NOTEPAD++ FOR EVERYTHING

I now use Notepadd++ for all my writing: blogs, books, everything but emails (and it would probably be a good idea to write those there, too).

I just open a new tab and start right out, saving my work as a text file. I write in single space with no indents, leaving an extra line (carriage return) between paragraphs.

I also put a # symbol on its own line to indicate a change of scene. New chapters have titles in all caps, with a couple blank lines separating each from the end of the last one. (That will change in the actual book.) I use a key word in the title (like "chapter" or "chap"), so later I can find those thing for adding go-to-a-new page tags, the id link for tables of content, and so forth.

I put one space between sentences inside paragraphs, the way books (but not manuscripts) are meant to be. (Remember, you're writing the book, not the manuscript for the book. There are no manuscripts anymore.)

I use two hyphens (with no spaces before, after, or in between) to indicate dashes, and three periods for an ellipsis (again with no spaces). I'll want to run an automated search for those items later, so I keep the notation standard. (Of if not standard, consistent.)

I write all I want and revise the text until I'm goofy-headed. The only thing I miss is the Word Count tool. I still have a (semi) working copy of MS Word, so I can copy and paste a WIP there to check the wordage.

But in the indie pub world, the word count is a lot less important than in the trad pub world. If the work comes out short, put a lower price on it. If it's too long, readers love it. After all, they want to be immersed in your fictional world forever. For them, longer is always better.

(Recall that THE LORD OF THE RINGS came out in three volumes because of post-war economics. It was always meant to be one big book.)

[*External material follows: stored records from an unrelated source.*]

__global__ void __launch_bounds__(512, 1) conv_wino_kernel(const WArgs args) {
    extern __shared__ __align__(16) float lds[];

    int pi = 0;
    while (pi + 1 < args.n && (int)blockIdx.x >= args.start[pi + 1]) ++pi;
    const WProblem &P = args.p[pi];
    const ml_conv2d_desc &p = P.d;
    const int b = (int)blockIdx.x - args.start[pi];
    const int g = b / (8 * P.NB), rr = b - g * 8 * P.NB;
    const int nt2 = rr >> 3;
    const int mt = g * 8 + (rr & 7);
    if (mt >= P.MB) return;
    if (p.live) {
        const int lv = max(1, *p.live), tpi0 = P.TH * P.TW;
        const int b0 = mt * WT / tpi0, b1 = min(mt * WT + WT, P.T) - 1;
        bool any = false;
        for (int bi = b0; bi <= b1 / tpi0 && !any; ++bi) any = bi % p.live_period < lv;
        if (!any) return;
    }

    const int tid = threadIdx.x, lane = tid & 63;
    const int wave = __builtin_amdgcn_readfirstlane(tid >> 6);
    const int tg = wave & 3, h = wave >> 2;
    const int r = lane & 15, kq = lane >> 4;
    const int tpi = P.TH * P.TW;

    const int gt0 = mt * WT;
    long long base_pix;
    {
        const int bi = gt0 / tpi, rem = gt0 - bi * tpi, ty = rem / P.TW;
        base_pix = ((long long)bi * p.H + max(2 * ty - 1, 0)) * p.W;
    }
    const size_t cstride = (size_t)p.in_cstride;
    const float *pin = p.in + p.in_coff + (size_t)base_pix * cstride;
    int voff_p[4];
    {
        const int rt = (lane >> 1) & 15;
        const int quad = (lane & 1) ^ ((rt >> 2) & 1);
        const int gt = gt0 + (wave >> 1) * 16 + rt;
        int bi = 0, ty = 0, tx = 0;
        if (gt < P.T) {
            bi = gt / tpi;
            const int rem = gt - bi * tpi;
            ty = rem / P.TW;
            tx = rem - ty * P.TW;
        }
#pragma unroll
        for (int i = 0; i < 4; ++i) {
            const int px = 8 * (wave & 1) + 2 * i + (lane >> 5);
            const int y = 2 * ty - 1 + (px >> 2), x = 2 * tx - 1 + (px & 3);
            voff_p[i] = (int)OOB;
            if (gt < P.T && y >= 0 && y < p.H && x >= 0 && x < p.W)
                voff_p[i] = (int)((((long long)bi * p.H + y) * p.W + x - base_pix) * (long long)cstride * 4) + quad * 16;
        }
    }
    const int voff_w = ((wave & 3) * 512 + r * 16 + kq * 4) * 4;
    const float *wsrc = p.wgt + (size_t)(2 * nt2 + (wave >> 2)) * P.nchunks * WCHUNK;
    float *dst_p = lds + (wave >> 1) * 2048 + (wave & 1) * 1024;
    float *dst_w = lds + RING_W + (wave >> 2) * WSTEP + (wave & 3) * 512;
    const int nch = P.nchunks, nsteps = 2 * P.nchunks;

    auto rsrc_p = [&](int j) __attribute__((always_inline)) {
        const bool real = j < nch && !(WINO_EXP & 1);
        return __builtin_amdgcn_make_buffer_rsrc((void *)(pin + j * 8), 0, real ? (int)OOB : 0, 0x00020000);
    };
    auto rsrc_w = [&](int s) __attribute__((always_inline)) {
        const bool real = s < nsteps && !(WINO_EXP & 2);
        return __builtin_amdgcn_make_buffer_rsrc((void *)(wsrc + (size_t)s * WSTEP), 0, real ? WSTEP * 4 : 0, 0x00020000);
    };

    f32x4 acc[2][16];
#pragma unroll
    for (int t = 0; t < 2; ++t)
#pragma unroll
        for (int q = 0; q < 16; ++q) acc[t][q] = f32x4{0.f, 0.f, 0.f, 0.f};

    const float *pa_lane0 = lds + tg * 2048 + r * 8 + 4 * ((r >> 2) & 1) + kq;
    const float *pa_lane1 = lds + tg * 2048 + r * 8 + 4 * (((r >> 2) & 1) ^ 1) + kq;
    const float *pb_lane = lds + RING_W + h * WSTEP + kq * 512 + r * 4;
    struct Ops {
        float d[16], t[16], v[16];
        f32x4 b[2][4];
    };
    auto read_ops = [&](const float *pa, const float *pb, Ops &o) __attribute__((always_inline)) {
#pragma unroll
        for (int t = 0; t < 2; ++t)
#pragma unroll
            for (int pq = 0; pq < 4; ++pq) o.b[t][pq] = *reinterpret_cast<const f32x4 *>(pb + t * 256 + pq * 64);
#pragma unroll
        for (int px = 0; px < 16; ++px) o.d[px] = pa[px * 128];
    };

    auto step = [&](const Ops &cur, Ops &nxt, const float *pa, const float *pb, const int ndma, auto dma) __attribute__((always_inline)) {
#if WINO_EXP == 4
#pragma unroll
        for (int q = 0; q < ndma; ++q) dma(q);
        __builtin_amdgcn_sched_barrier(0);
#endif
#pragma unroll
        for (int m = 0; m < 32; ++m) {
            const int t = m >> 4, pq = (m >> 2) & 3, e = m & 3;
            acc[t][4 * pq + e] =
                __builtin_amdgcn_mfma_f32_16x16x4f32(cur.v[4 * pq + e], cur.b[t][pq][e], acc[t][4 * pq + e], 0, 0, 0);
            if (m == 3) {
                __builtin_amdgcn_sched_barrier(0);
                read_ops(pa, pb, nxt);
                __builtin_amdgcn_sched_barrier(0);
            }
#if WINO_EXP != 4
            if (m % 6 == 5 && m / 6 < ndma) {
                __builtin_amdgcn_sched_barrier(0);
                dma(m / 6);
                __builtin_amdgcn_sched_barrier(0);
            }
#endif
            if (m >= 16) {
                bt_d_b_op(2 * (m - 16), nxt.d, nxt.t, nxt.v);
                bt_d_b_op(2 * (m - 16) + 1, nxt.d, nxt.t, nxt.v);
                __builtin_amdgcn_sched_barrier(0);
            }
        }
    };

    {
        const __amdgpu_buffer_rsrc_t rp0 = rsrc_p(0), rp1 = rsrc_p(1), rw0 = rsrc_w(0), rw1 = rsrc_w(1), rw2 = rsrc_w(2);
#pragma unroll
        for (int i = 0; i < 4; ++i) dma16(rp0, dst_p + i * 256, voff_p[i]);
        dma16(rw0, dst_w, voff_w);
        dma16(rw0, dst_w + 256, voff_w + 1024);
#pragma unroll
        for (int i = 0; i < 4; ++i) dma16(rp1, dst_p + SLOT_P + i * 256, voff_p[i]);
        dma16(rw1, dst_w + SLOT_W, voff_w);
        dma16(rw1, dst_w + SLOT_W + 256, voff_w + 1024);
        dma16(rw2, dst_w + 2 * SLOT_W, voff_w);
        dma16(rw2, dst_w + 2 * SLOT_W + 256, voff_w + 1024);
    }
    Ops oa, ob;
    asm volatile("s_waitcnt vmcnt(8)" ::: "memory");
    __builtin_amdgcn_s_barrier();
    read_ops(pa_lane0, pb_lane, oa);
#pragma unroll
    for (int k = 0; k < 32; ++k) bt_d_b_op(k, oa.d, oa.t, oa.v);

    int ps0 = 0, ps1 = SLOT_P, ps2 = 2 * SLOT_P;
    for (int j = 0; j < nch; ++j) {
        const int w0 = (2 * j) & 3;
        const int wa = ((w0 ^ 2) + 1) * SLOT_W, wb = w0 * SLOT_W;
        asm volatile("s_waitcnt vmcnt(0) lgkmcnt(0)" ::: "memory");
        __builtin_amdgcn_s_barrier();
        const __amdgpu_buffer_rsrc_t rp = rsrc_p(j + 2), rwa = rsrc_w(2 * j + 3), rwb = rsrc_w(2 * j + 4);
        auto dma = [&](int q) __attribute__((always_inline)) {
            if (q < 4) dma16(rp, dst_p + ps2 + q * 256, voff_p[q]);
            else if (q < 6) dma16(rwa, dst_w + wa + (q - 4) * 256, voff_w + (q - 4) * 1024);
            else dma16(rwb, dst_w + wb + (q - 6) * 256, voff_w + (q - 6) * 1024);
        };
        step(oa, ob, pa_lane1 + ps0, pb_lane + (w0 + 1) * SLOT_W, 5, dma);
        step(ob, oa, pa_lane0 + ps1, pb_lane + (w0 ^ 2) * SLOT_W, 3, [&](int q) __attribute__((always_inline)) { dma(q + 5); });
        const int ps = ps0;
        ps0 = ps1;
        ps1 = ps2;
        ps2 = ps;
    }
    asm volatile("s_waitcnt vmcnt(0)" ::: "memory");

    const int nt = 2 * nt2 + h;
    const bool gn = p.gn_partials != nullptr;
    double gs[2] = {0.0, 0.0}, gq[2] = {0.0, 0.0};
    long long f0 = 0;
    if (gn) {
        const int bi = gt0 / tpi, rem = gt0 - bi * tpi, ty = rem / P.TW, tx = rem - ty * P.TW;
        f0 = ((long long)(bi * p.Ho + 2 * ty) * p.Wo + 2 * tx) >> 7;
    }
    const float lo = 0.f, hi = (p.act == ML_ACT_RELU6) ? 6.f : 3.402823466e38f;
    const bool clampv = p.act == ML_ACT_RELU || p.act == ML_ACT_RELU6;
#pragma unroll
    for (int i = 0; i < 4; ++i) {
        const int gt = gt0 + tg * 16 + kq * 4 + i;
        if (gt >= P.T) continue;
        const int bi = gt / tpi, rem = gt - bi * tpi;
        const int ty = rem / P.TW, tx = rem - ty * P.TW;
        const int oy = 2 * ty, ox = 2 * tx;
        const bool y1 = oy + 1 < p.Ho, x1 = ox + 1 < p.Wo;
        const size_t img = p.out_bstride ? (size_t)bi * (size_t)p.out_bstride : (size_t)bi * p.Ho * p.Wo * p.out_cstride;
        const size_t pix0 = (size_t)oy * p.Wo + ox;
#pragma unroll
        for (int t = 0; t < 2; ++t) {
            const int n = nt * 32 + 16 * t + r;
            if (n >= p.cout) continue;
            float m[16];
#pragma unroll
            for (int q = 0; q < 16; ++q) m[q] = acc[t][q][i];
            float u[8];
#pragma unroll
            for (int j = 0; j < 4; ++j) {
                u[j] = m[0 * 4 + j] + m[1 * 4 + j] + m[2 * 4 + j];
                u[4 + j] = m[1 * 4 + j] - m[2 * 4 + j] - m[3 * 4 + j];
            }
            float yv[4];
#pragma unroll
            for (int a = 0; a < 2; ++a) {
                yv[2 * a] = u[4 * a + 0] + u[4 * a + 1] + u[4 * a + 2];
                yv[2 * a + 1] = u[4 * a + 1] - u[4 * a + 2] - u[4 * a + 3];
            }
            const float bv = p.bias ? p.bias[n] : 0.f;
            float *o = p.out + img + p.out_coff + n;
#pragma unroll
            for (int a = 0; a < 2; ++a)
#pragma unroll
                for (int c2 = 0; c2 < 2; ++c2) {
                    if ((a && !y1) || (c2 && !x1)) continue;
                    float val = yv[2 * a + c2] + bv;
                    if (clampv) val = __builtin_amdgcn_fmed3f(val, lo, hi);
                    else if (p.act != ML_ACT_NONE) val = ml_apply_act(val, p.act);
                    o[(pix0 + (size_t)a * p.Wo + c2) * p.out_cstride] = val;
                    if (gn) {
                        const long long m_flat = ((long long)(bi * p.Ho + oy + a) * p.Wo + ox + c2);
                        const int f = (m_flat >> 7) != f0;
                        gs[f] += (double)val;
                        gq[f] += (double)val * (double)val;
                    }
                }
        }
    }
    if (gn) {
        double *lds_gn = reinterpret_cast<double *>(lds);
        __syncthreads();
#pragma unroll
        for (int o = 32; o > 0; o >>= 1) {
#pragma unroll
            for (int f = 0; f < 2; ++f) {
                gs[f] += __shfl_down(gs[f], o, 64);
                gq[f] += __shfl_down(gq[f], o, 64);
            }
        }
        if (lane == 0) {
            lds_gn[wave * 4 + 0] = gs[0]; lds_gn[wave * 4 + 1] = gq[0];
            lds_gn[wave * 4 + 2] = gs[1]; lds_gn[wave * 4 + 3] = gq[1];
        }
        __syncthreads();
        if (tid < 4) {
            const int hh = tid >> 1, ff = tid & 1;
            const int gt1 = gt0 + WT - 1;
            const int bi = gt1 / tpi, rem = gt1 - bi * tpi, ty = rem / P.TW, tx = rem - ty * P.TW;
            const long long f1 = ((long long)(bi * p.Ho + 2 * ty + 1) * p.Wo + 2 * tx + 1) >> 7;
            const long long ft = ff ? f1 : f0;
            const int slot = 2 * nt2 + hh;
            double s = 0.0, q = 0.0;
            for (int w = 0; w < 4; ++w) { s += lds_gn[(hh * 4 + w) * 4 + 2 * ff]; q += lds_gn[(hh * 4 + w) * 4 + 2 * ff + 1]; }
            p.gn_partials[2 * (ft * 4 + slot)] = s;
            p.gn_partials[2 * (ft * 4 + slot) + 1] = q;
        }
    }
}

}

Be sure to patch Notepad++ with the Spell Check option. And use it. If there's a highlighted word anywhere in the document, that's the only thing that gets checked. Otherwise, Spell Check starts at the top. If you want to stop halfway through and make some revisions, just highlight the text from there on down to resume spell checking in midstream. Or start again from the top, your choice.

For ebooks, I run the text file through MobiPocket Creator and open the resulting HTML in (where else?) Notepad++. Then I run the (amended) Puctuation Swap Grid, copy and paste the front-end of a standard ebook from "Code of a Short Book," and I'm ready to apply paragraph styles to chapter and section starts. Finally, I grab the TOC and OPF file templates and fill 'em out. (All this stuff is available in the Templates section, on the right-hand sidebar of this blog.)

Next comes GIMP2 and the creation of a cover and title page.

In the meantime, I open the HTML file in Firefox and start proofing. I narrow the window and bump up the font size till I have a Large Print ebook to work with. All its mind-boggling faults show up nicely.

Which is fine, because I've set up plenty of macros in Notepad++ for extensive rewriting (and new writing) in the HTML. Immediately checking the corrected text in the browser is addictive, I've found.

By the way, there's a new version of Notepad++ available. I haven't tried it yet, but expect to soon. Is it too much to hope there's a word count tool built in? (Yeah, probably.)